───── Data to process

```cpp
namespace {
__global__ __launch_bounds__(256) void k_nms_prep(const float* __restrict__ boxes, const float* __restrict__ scores, int n_host,
                                                  const int* __restrict__ n_dev, float* s_boxes, float* s_scores, int* s_order,
                                                  int* n_out) {
    extern __shared__ float sc[];
    const int n = n_dev ? min(*n_dev, n_host) : n_host;
    for (int i = threadIdx.x; i < n; i += 256) sc[i] = scores[i];
    __syncthreads();
    const int e = blockIdx.x * 16 + (threadIdx.x >> 4), sub = threadIdx.x & 15;
    const bool valid = e < n;
// ... 79 lines not shown
```

### faster-orefsdet_amd/csrc/ore_engine.hip

```cpp
#include <map>
#include <string>
#include <vector>
#include <math.h>
#include <string.h>
#include "ore_common.h"
#include "ore_conv_internal.h"
#include <algorithm>


namespace {

struct HostTensor { std::vector<float> v; std::vector<int64_t> shape; };

struct Conv {
    float* w = nullptr; float* scale = nullptr; float* shift = nullptr;
    uint16_t* wh = nullptr;
    float* wino = nullptr;
    int Cin = 0, Cout = 0, k = 1, stride = 1, pad = 0, relu_cout = 0;
};

struct DwUnit { float* w_dw = nullptr; float* w_pw = nullptr; float* scale = nullptr; float* shift = nullptr; int C = 0, stride = 1; };

struct Buf { float* p = nullptr; int ld = 0; size_t rows = 0; };

struct Geo { int B, H, W, Hp, Wp; int h[6], w[6]; };

}

struct PrecisionScope {
    int saved;
    explicit PrecisionScope(int mode) : saved(ore_conv_get_precision()) { ore_conv_set_precision(mode); }
    ~PrecisionScope() { ore_conv_set_precision(saved); }
};
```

──────────

The records shown above are to be copied exactly, every one of them.

Reply:
```cpp
namespace {
__global__ __launch_bounds__(256) void k_nms_prep(const float* __restrict__ boxes, const float* __restrict__ scores, int n_host,
                                                  const int* __restrict__ n_dev, float* s_boxes, float* s_scores, int* s_order,
                                                  int* n_out) {
    extern __shared__ float sc[];
    const int n = n_dev ? min(*n_dev, n_host) : n_host;
    for (int i = threadIdx.x; i < n; i += 256) sc[i] = scores[i];
    __syncthreads();
    const int e = blockIdx.x * 16 + (threadIdx.x >> 4), sub = threadIdx.x & 15;
    const bool valid = e < n;
// ... 79 lines not shown
```

### faster-orefsdet_amd/csrc/ore_engine.hip

```cpp
#include <map>
#include <string>
#include <vector>
#include <math.h>
#include <string.h>
#include "ore_common.h"
#include "ore_conv_internal.h"
#include <algorithm>


namespace {

struct HostTensor { std::vector<float> v; std::vector<int64_t> shape; };

struct Conv {
    float* w = nullptr; float* scale = nullptr; float* shift = nullptr;
    uint16_t* wh = nullptr;
    float* wino = nullptr;
    int Cin = 0, Cout = 0, k = 1, stride = 1, pad = 0, relu_cout = 0;
};

struct DwUnit { float* w_dw = nullptr; float* w_pw = nullptr; float* scale = nullptr; float* shift = nullptr; int C = 0, stride = 1; };

struct Buf { float* p = nullptr; int ld = 0; size_t rows = 0; };

struct Geo { int B, H, W, Hp, Wp; int h[6], w[6]; };

}

struct PrecisionScope {
    int saved;
    explicit PrecisionScope(int mode) : saved(ore_conv_get_precision()) { ore_conv_set_precision(mode); }
    ~PrecisionScope() { ore_conv_set_precision(saved); }
};
```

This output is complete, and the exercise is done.